Question

Electrons in hydrogen-like atoms $(Z=3)$ make transitions from the fifth to the fourth orbit and from the fourth to the third orbit. The resulting radiations are incident normally on a metal plate and eject photoelectrons. The stopping potential for the photoelectrons ejected by the shorter wavelength is 3.95 volts.
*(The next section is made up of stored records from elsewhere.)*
# google/fedjax

Hardware: AMD Instinct MI355X
Metric: device-resident aggregated client-delta GB/s, K clients × P fp32 params (higher is better)
Workload: dtype f32; 1 GPU; configs[2]: mean aggregator, 1024 clients x 4 M-param (4,194,304) fp32 deltas; clients=1024, params=4194304, clients_per_gpu=1024, parallelism=client-sharded x1, buckets=1, nontemporal=True, variant=0, fused_l2_norms=False, fused_server_step=none

## Files before the change

fedjax_amd/csrc/fjhost.cpp:

```cpp

#include <Python.h>
#include <structmember.h>

#include <ATen/ATen.h>
#include <c10/hip/HIPFunctions.h>
#include <c10/hip/HIPStream.h>
#include <torch/csrc/autograd/python_variable.h>

#include <algorithm>
#include <chrono>
#include <cmath>
#include <cstdlib>
#include <cstdint>
#include <cstring>
#include <deque>
#include <functional>
#include <unordered_map>
#include <vector>

#include "fjagg.h"
#include "fjtree.h"

namespace {

// ... 2476 lines not shown
    std::vector<int64_t> pp(L, 0), st(3 * L, 0);
    PyObject* side[4] = {params, mt, vt, mo};
    for (int i = 0; i < 4; ++i) {
      if (side[i] == Py_None) {
        if (i == 0) Py_RETURN_NONE;
        continue;
      }
      w.out = i == 0 ? pp.data() : st.data() + (i - 1) * L;
      w.leaf = 0;
      const int r = walk(spec, side[i], w);
      if (r < 0) return nullptr;
      if (r > 0 || w.leaf != static_cast<size_t>(L)) Py_RETURN_NONE;
    }
    std::vector<int64_t> ptrs(static_cast<size_t>(K * L));
    for (int64_t l = 0; l < L; ++l) ptrs[l] = reinterpret_cast<int64_t>(row0[l].data_ptr());
    for (Py_ssize_t k = 1; k < K; ++k) {
      w.out = ptrs.data() + k * L;
      w.leaf = 0;
      const int r = walk(spec, trees[k], w);
      if (r < 0) return nullptr;
      if (r > 0 || w.leaf != static_cast<size_t>(L)) Py_RETURN_NONE;
    }
    std::vector<uint8_t> elem(L, 0);
    bool any_elem = false;
    for (int64_t l = 0; l < L; ++l) {
      int64_t bits = pp[l] | st[l] | st[L + l] | st[2 * L + l];
      for (Py_ssize_t k = 0; k < K; ++k) bits |= ptrs[k * L + l];
      elem[l] = (bits & 15) != 0;
      any_elem = any_elem || elem[l];
    }
    auto plan = reinterpret_cast<PlanFn>(plan_addr);
    const uint8_t* mask = any_elem ? elem.data() : nullptr;
    const int64_t nblk = plan(kF32, 0, leaf_n.data(), mask, static_cast<int>(L), nullptr, 0);
    if (nblk < 1) Py_RETURN_NONE;
    const int64_t nw = (K + 1) / 2, n = K * L + 2 * L + 2 * nblk + nw + 3 * L;
    if (upload_refused_in_capture(reinterpret_cast<unsigned long long>(
                                      c10::hip::getCurrentHIPStream(static_cast<c10::DeviceIndex>(dev)).stream()),
                                  "the server step's pytree fold"))
      return nullptr;
    at::Tensor img = at::empty({n}, at::TensorOptions().dtype(at::kLong).pinned_memory(true));
    int64_t* p = img.data_ptr<int64_t>();
    std::memcpy(p, ptrs.data(), sizeof(int64_t) * K * L);
    std::memcpy(p + K * L, pp.data(), sizeof(int64_t) * L);
    std::memcpy(p + K * L + L, leaf_n.data(), sizeof(int64_t) * L);
    if (plan(kF32, 0, leaf_n.data(), mask, static_cast<int>(L), p + K * L + 2 * L, nblk) != nblk) Py_RETURN_NONE;
    int64_t* wp = p + K * L + 2 * L + 2 * nblk;
    wp[nw - 1] = 0;
    std::memcpy(wp, wf.data(), 4 * K);
    std::memcpy(wp + nw, st.data(), sizeof(int64_t) * 3 * L);
    at::Tensor dimg = img.to(at::Device(at::kCUDA, static_cast<c10::DeviceIndex>(dev)), true);
    const int64_t* dp = dimg.data_ptr<int64_t>();
    const double job_bytes = 4.0 * static_cast<double>(total) * static_cast<double>(K);
    const int flags = job_bytes >= nt_min ? kNontemporal : 0;
    const float scale = static_cast<float>(W > 0.0 ? 1.0 / W : 0.0);
    const unsigned long long stream =
        reinterpret_cast<unsigned long long>(c10::hip::getCurrentHIPStream(static_cast<c10::DeviceIndex>(dev)).stream());
    const int rc = reinterpret_cast<UpdFn>(upd_addr)(kF32, dp, static_cast<int>(L), K, nblk,
                                                      reinterpret_cast<const float*>(dp + K * L + 2 * L + 2 * nblk),
                                                      scale, reinterpret_cast<const void*>(desc_addr),
                                                      dp + K * L + 2 * L + 2 * nblk + nw, flags,
                                                      reinterpret_cast<void*>(stream));
    return PyLong_FromLong(rc);
  } catch (const std::exception& e) {
    PyErr_SetString(PyExc_RuntimeError, e.what());
    return nullptr;
  }
}


struct WTObject {
  PyObject_HEAD
  PyObject* tree;
  PyObject* weight;
  PyObject* cap;
  PyObject* value;
};

struct ChainObject {
  PyObject_HEAD
  PyObject* tip;
  PyObject* buf;
  PyObject* budget;
  PyObject* views;
};

struct PSObject {
  PyObject_HEAD
  PyObject* root;
  PyObject* parent;
  PyObject* cap;
  PyObject* weight;
  PyObject* value;
  PyObject* chain;
  PyObject* ticket;
  PyObject* ref;
  PyObject* bcap;
  long long n, bytes, idx, tok;
  PyObject* weakreflist;
};

#define FJ_OBJ_MEMBER(T, f) {const_cast<char*>("_" #f), T_OBJECT, offsetof(T, f), 0, nullptr}
#define FJ_LL_MEMBER(T, f) {const_cast<char*>("_" #f), T_LONGLONG, offsetof(T, f), 0, nullptr}

PyMemberDef kWTMembers[] = {FJ_OBJ_MEMBER(WTObject, tree), FJ_OBJ_MEMBER(WTObject, weight),
                            FJ_OBJ_MEMBER(WTObject, cap), FJ_OBJ_MEMBER(WTObject, value), {nullptr}};
PyMemberDef kChainMembers[] = {{const_cast<char*>("tip"), T_OBJECT, offsetof(ChainObject, tip), 0, nullptr},
                               {const_cast<char*>("buf"), T_OBJECT, offsetof(ChainObject, buf), 0, nullptr},
                               {const_cast<char*>("budget"), T_OBJECT, offsetof(ChainObject, budget), 0, nullptr},
                               {const_cast<char*>("views"), T_OBJECT, offsetof(ChainObject, views), 0, nullptr},
                               {nullptr}};
PyMemberDef kPSMembers[] = {FJ_OBJ_MEMBER(PSObject, root),   FJ_OBJ_MEMBER(PSObject, parent),
                            FJ_OBJ_MEMBER(PSObject, cap),    FJ_OBJ_MEMBER(PSObject, weight),
                            FJ_OBJ_MEMBER(PSObject, value),  FJ_OBJ_MEMBER(PSObject, chain),
                            FJ_OBJ_MEMBER(PSObject, ticket), FJ_OBJ_MEMBER(PSObject, ref),
                            FJ_OBJ_MEMBER(PSObject, bcap),   FJ_LL_MEMBER(PSObject, n),
                            FJ_LL_MEMBER(PSObject, bytes),   FJ_LL_MEMBER(PSObject, idx),
                            FJ_LL_MEMBER(PSObject, tok),
                            {const_cast<char*>("__weaklistoffset__"), T_PYSSIZET, offsetof(PSObject, weakreflist),
                             READONLY, nullptr},
                            {nullptr}};

int wt_traverse(PyObject* o, visitproc visit, void* arg) {
  auto* x = reinterpret_cast<WTObject*>(o);
  Py_VISIT(Py_TYPE(o));
  Py_VISIT(x->tree);
  Py_VISIT(x->weight);
  Py_VISIT(x->cap);
  Py_VISIT(x->value);
  return 0;
}
int wt_clear(PyObject* o) {
  auto* x = reinterpret_cast<WTObject*>(o);
  Py_CLEAR(x->tree);
  Py_CLEAR(x->weight);
  Py_CLEAR(x->cap);
  Py_CLEAR(x->value);
  return 0;
}
void wt_dealloc(PyObject* o) {
  PyTypeObject* tp = Py_TYPE(o);
  PyObject_GC_UnTrack(o);
  wt_clear(o);
  tp->tp_free(o);
  Py_DECREF(tp);
}

int chain_traverse(PyObject* o, visitproc visit, void* arg) {
  auto* x = reinterpret_cast<ChainObject*>(o);
  Py_VISIT(Py_TYPE(o));
  Py_VISIT(x->tip);
  Py_VISIT(x->buf);
  Py_VISIT(x->budget);
  Py_VISIT(x->views);
  return 0;
}
int chain_clear(PyObject* o) {
  auto* x = reinterpret_cast<ChainObject*>(o);
  Py_CLEAR(x->tip);
  Py_CLEAR(x->buf);
  Py_CLEAR(x->budget);
  Py_CLEAR(x->views);
  return 0;
}
void chain_dealloc(PyObject* o) {
  PyTypeObject* tp = Py_TYPE(o);
  PyObject_GC_UnTrack(o);
  chain_clear(o);
  tp->tp_free(o);
  Py_DECREF(tp);
}

int ps_traverse(PyObject* o, visitproc visit, void* arg) {
  auto* x = reinterpret_cast<PSObject*>(o);
  Py_VISIT(Py_TYPE(o));
  Py_VISIT(x->root);
  Py_VISIT(x->parent);
  Py_VISIT(x->cap);
  Py_VISIT(x->weight);
  Py_VISIT(x->value);
  Py_VISIT(x->chain);
  Py_VISIT(x->ticket);
  Py_VISIT(x->ref);
  Py_VISIT(x->bcap);
  return 0;
}
int ps_clear(PyObject* o) {
  auto* x = reinterpret_cast<PSObject*>(o);
  Py_CLEAR(x->root);
  Py_CLEAR(x->parent);
  Py_CLEAR(x->cap);
  Py_CLEAR(x->weight);
  Py_CLEAR(x->value);
  Py_CLEAR(x->chain);
  Py_CLEAR(x->ticket);
  Py_CLEAR(x->ref);
  Py_CLEAR(x->bcap);
  return 0;
}
void ps_dealloc(PyObject* o) {
  PyTypeObject* tp = Py_TYPE(o);
  PyObject_GC_UnTrack(o);
  if (reinterpret_cast<PSObject*>(o)->weakreflist) PyObject_ClearWeakRefs(o);
  ps_clear(o);
  tp->tp_free(o);
  Py_DECREF(tp);
}

PyType_Slot kWTSlots[] = {{Py_tp_dealloc, reinterpret_cast<void*>(wt_dealloc)},
                          {Py_tp_traverse, reinterpret_cast<void*>(wt_traverse)},
                          {Py_tp_clear, reinterpret_cast<void*>(wt_clear)},
                          {Py_tp_members, kWTMembers},
                          {Py_tp_new, reinterpret_cast<void*>(PyType_GenericNew)},
                          {Py_tp_doc, const_cast<char*>("fields of tree_util.WeightedTree")},
                          {0, nullptr}};
PyType_Slot kChainSlots[] = {{Py_tp_dealloc, reinterpret_cast<void*>(chain_dealloc)},
                             {Py_tp_traverse, reinterpret_cast<void*>(chain_traverse)},
                             {Py_tp_clear, reinterpret_cast<void*>(chain_clear)},
                             {Py_tp_members, kChainMembers},
                             {Py_tp_new, reinterpret_cast<void*>(PyType_GenericNew)},
                             {Py_tp_doc, const_cast<char*>("fields of tree_util._Chain")},
                             {0, nullptr}};
PyType_Slot kPSSlots[] = {{Py_tp_dealloc, reinterpret_cast<void*>(ps_dealloc)},
                          {Py_tp_traverse, reinterpret_cast<void*>(ps_traverse)},
                          {Py_tp_clear, reinterpret_cast<void*>(ps_clear)},
                          {Py_tp_members, kPSMembers},
                          {Py_tp_new, reinterpret_cast<void*>(PyType_GenericNew)},
                          {Py_tp_doc, const_cast<char*>("fields of tree_util.PendingSum")},
                          {0, nullptr}};
constexpr unsigned kBaseFlags = Py_TPFLAGS_DEFAULT | Py_TPFLAGS_BASETYPE | Py_TPFLAGS_HAVE_GC;
PyType_Spec kWTSpec = {"_fjhost.WeightedBase", sizeof(WTObject), 0, kBaseFlags, kWTSlots};
PyType_Spec kChainSpec = {"_fjhost.ChainBase", sizeof(ChainObject), 0, kBaseFlags, kChainSlots};
PyType_Spec kPSSpec = {"_fjhost.PendingBase", sizeof(PSObject), 0, kBaseFlags, kPSSlots};

struct FastState {
  PyTypeObject* ticket = nullptr;
  PyTypeObject* norm_view = nullptr;
  PyObject* py_l2[2] = {nullptr, nullptr};
  PyObject* py_fold_ticket = nullptr;
  PyTypeObject* wt = nullptr;
  PyTypeObject* ps = nullptr;
  PyTypeObject* chain = nullptr;
  PyObject* py_tree_weight = nullptr;
  PyObject* py_tree_add = nullptr;
  bool defer = true;
  long long max_clients = 4095, flush_bytes = 256LL << 20, flush_clients = 64;
  PyObject* last = nullptr;
  PyObject* pool_buf = nullptr;
  PyObject* pool_views = nullptr;
  PyObject* pool_all = nullptr;
  std::vector<std::pair<PyObject*, PyObject*>> retired;
  std::vector<unsigned long long> retired_stream;
  unsigned long long pool_stream = 0;
  PyObject* d_view_ticket = nullptr;
  PyObject* d_ticket_node = nullptr;
  long long pool_want = 0;
  double refill_us = 0.0;
  long long pool_reuses = 0, pool_builds = 0;
};
FastState g_fast;

PyObject* fast_install(PyObject*, PyObject* args) {
  PyObject *wt, *ps, *ch, *ftw, *fta;
  if (!PyArg_ParseTuple(args, "O!O!O!OO", &PyType_Type, &wt, &PyType_Type, &ps, &PyType_Type, &ch, &ftw, &fta))
    return nullptr;
  if (!PyCallable_Check(ftw) || !PyCallable_Check(fta)) {
    PyErr_SetString(PyExc_TypeError, "fast_install: fallbacks must be callable");
    return nullptr;
  }
  Py_INCREF(wt), Py_INCREF(ps), Py_INCREF(ch), Py_INCREF(ftw), Py_INCREF(fta);
  Py_XSETREF(g_fast.wt, reinterpret_cast<PyTypeObject*>(wt));
  Py_XSETREF(g_fast.ps, reinterpret_cast<PyTypeObject*>(ps));
  Py_XSETREF(g_fast.chain, reinterpret_cast<PyTypeObject*>(ch));
  Py_XSETREF(g_fast.py_tree_weight, ftw);
  Py_XSETREF(g_fast.py_tree_add, fta);
  Py_RETURN_NONE;
}

PyObject* fast_config(PyObject*, PyObject* args) {
  int en;
  long long mc, fb, fc;
  if (!PyArg_ParseTuple(args, "pLLL", &en, &mc, &fb, &fc)) return nullptr;
  g_fast.defer = en != 0;
  g_fast.max_clients = mc;
  g_fast.flush_bytes = fb;
  g_fast.flush_clients = fc;
  Py_RETURN_NONE;
}

PyObject* set_last(PyObject*, PyObject* node) {
  PyObject* wr = PyWeakref_NewRef(node, nullptr);
  if (!wr) return nullptr;
  Py_XSETREF(g_fast.last, wr);
  Py_RETURN_NONE;
}
PyObject* last(PyObject*, PyObject*) {
  PyObject* o = g_fast.last ? PyWeakref_GetObject(g_fast.last) : Py_None;
  Py_INCREF(o);
  return o;
}

inline int deferrable_weight(PyObject* w) {
  if (PyFloat_CheckExact(w)) return 1;
  if (!PyLong_CheckExact(w)) return 0;
  int of = 0;
  const long long v = PyLong_AsLongLongAndOverflow(w, &of);
  if (v == -1 && PyErr_Occurred()) return -1;
  return (!of && v > -(1LL << 53) && v < (1LL << 53)) ? 1 : 0;
}

PyObject* fast_tree_weight(PyObject*, PyObject* const* args, Py_ssize_t nargs, PyObject* kwnames) {
  if (!g_fast.wt || !g_fast.py_tree_weight) {
    PyErr_SetString(PyExc_RuntimeError, "fedjax_amd.tree_util is not installed (fast_install)");
    return nullptr;
  }
  if (nargs == 2 && kwnames == nullptr) {
    const int ok = deferrable_weight(args[1]);
    if (ok < 0) return nullptr;
    if (ok) {
      PyObject* cap = capture_impl(args[0], -1);
      if (!cap) return nullptr;
      if (cap != Py_None) {
        auto* o = reinterpret_cast<WTObject*>(g_fast.wt->tp_alloc(g_fast.wt, 0));
        if (!o) {
          Py_DECREF(cap);
          return nullptr;
        }
        Py_INCREF(args[0]);
        o->tree = args[0];
        Py_INCREF(args[1]);
        o->weight = args[1];
        o->cap = cap;
        return reinterpret_cast<PyObject*>(o);
      }
      Py_DECREF(cap);
    }
  }
  return PyObject_Vectorcall(g_fast.py_tree_weight, args, nargs, kwnames);
}

inline bool flush_due(const PSObject* p) { return p->bytes >= g_fast.flush_bytes && p->n >= g_fast.flush_clients; }

PyObject* fast_tree_add(PyObject*, PyObject* const* args, Py_ssize_t nargs, PyObject* kwnames) {
  if (!g_fast.ps || !g_fast.py_tree_add) {
    PyErr_SetString(PyExc_RuntimeError, "fedjax_amd.tree_util is not installed (fast_install)");
    return nullptr;
  }
  if (nargs == 2 && kwnames == nullptr && g_fast.defer && Py_TYPE(args[1]) == g_fast.wt &&
      Py_TYPE(args[0]) == g_fast.ps) {
    auto* r = reinterpret_cast<WTObject*>(args[1]);
    auto* p = reinterpret_cast<PSObject*>(args[0]);
    auto* ch = reinterpret_cast<ChainObject*>(p->chain);
    if (r->tree && r->tree != Py_None && r->cap && PyTuple_CheckExact(r->cap) && PyTuple_GET_SIZE(r->cap) >= 4 &&
        (!p->value || p->value == Py_None) && p->tok >= 0 && ch && Py_TYPE(ch) == g_fast.chain &&
        ch->tip == args[0] && ch->budget && PyLong_CheckExact(ch->budget)) {
      const long long tok = PyLong_AsLongLong(PyTuple_GET_ITEM(r->cap, 3));
      const long long nb = PyLong_AsLongLong(PyTuple_GET_ITEM(r->cap, 2));
      const long long budget = PyLong_AsLongLong(ch->budget);
      if (PyErr_Occurred()) return nullptr;
      if (tok == p->tok && p->n + 1 <= g_fast.max_clients && p->bytes + nb <= budget && !flush_due(p)) {
        auto* q = reinterpret_cast<PSObject*>(g_fast.ps->tp_alloc(g_fast.ps, 0));
        if (!q) return nullptr;
        Py_INCREF(p);
        q->parent = args[0];
        Py_INCREF(r->cap);
        q->cap = r->cap;
        Py_INCREF(r->weight);
        q->weight = r->weight;
        Py_INCREF(ch);
        q->chain = reinterpret_cast<PyObject*>(ch);
        Py_XINCREF(p->ref);
        q->ref = p->ref;
        q->n = p->n + 1;
        q->bytes = p->bytes + nb;
        q->idx = p->idx + 1;
        q->tok = p->tok;
        Py_INCREF(q);
        Py_XSETREF(ch->tip, reinterpret_cast<PyObject*>(q));
        PyObject* wr = PyWeakref_NewRef(reinterpret_cast<PyObject*>(q), nullptr);
        if (!wr) {
          Py_DECREF(q);
          return nullptr;
        }
        Py_XSETREF(g_fast.last, wr);
        return reinterpret_cast<PyObject*>(q);
      }
    }
  }
  return PyObject_Vectorcall(g_fast.py_tree_add, args, nargs, kwnames);
}
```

Calculate the work function of the metal, and the stopping potential(in V) for the photoelectrons ejected by the longer wavelength.
$(\text{Rydberg constant}=1.094\times {10}^7{m}^{-1})$

Answer 1

The energy of the $(n-1)th$ excited state is given by

$E=-13.6\frac{n^2}{Z^2}$

Therefore, the released radiations have energy

$\Delta E_1=-13.6Z^2(\frac{1}{5^2}-\frac{1}{4^2})=2.75eV$

$\Delta E_2=-13.6Z^2(\frac{1}{4^2}-\frac{1}{3^2})=5.95eV$

Recalling photoelectric effect,
$e{V}_o=hf-\varphi$
where $V_o$​ is the stopping potential and $\varphi$ is the workfunction.
It is given that $V_{o2}=3.95V$
$e{V}_{o2}=\Delta E_2-\varphi$

⟹$\varphi =5.95-3.95=2eV$
∴$e{V}_{o1}=\Delta E_1-\varphi$
⟹ $e{V}_{o1}=2.75-2=0.75eV⟹V_{o1}=0.75V$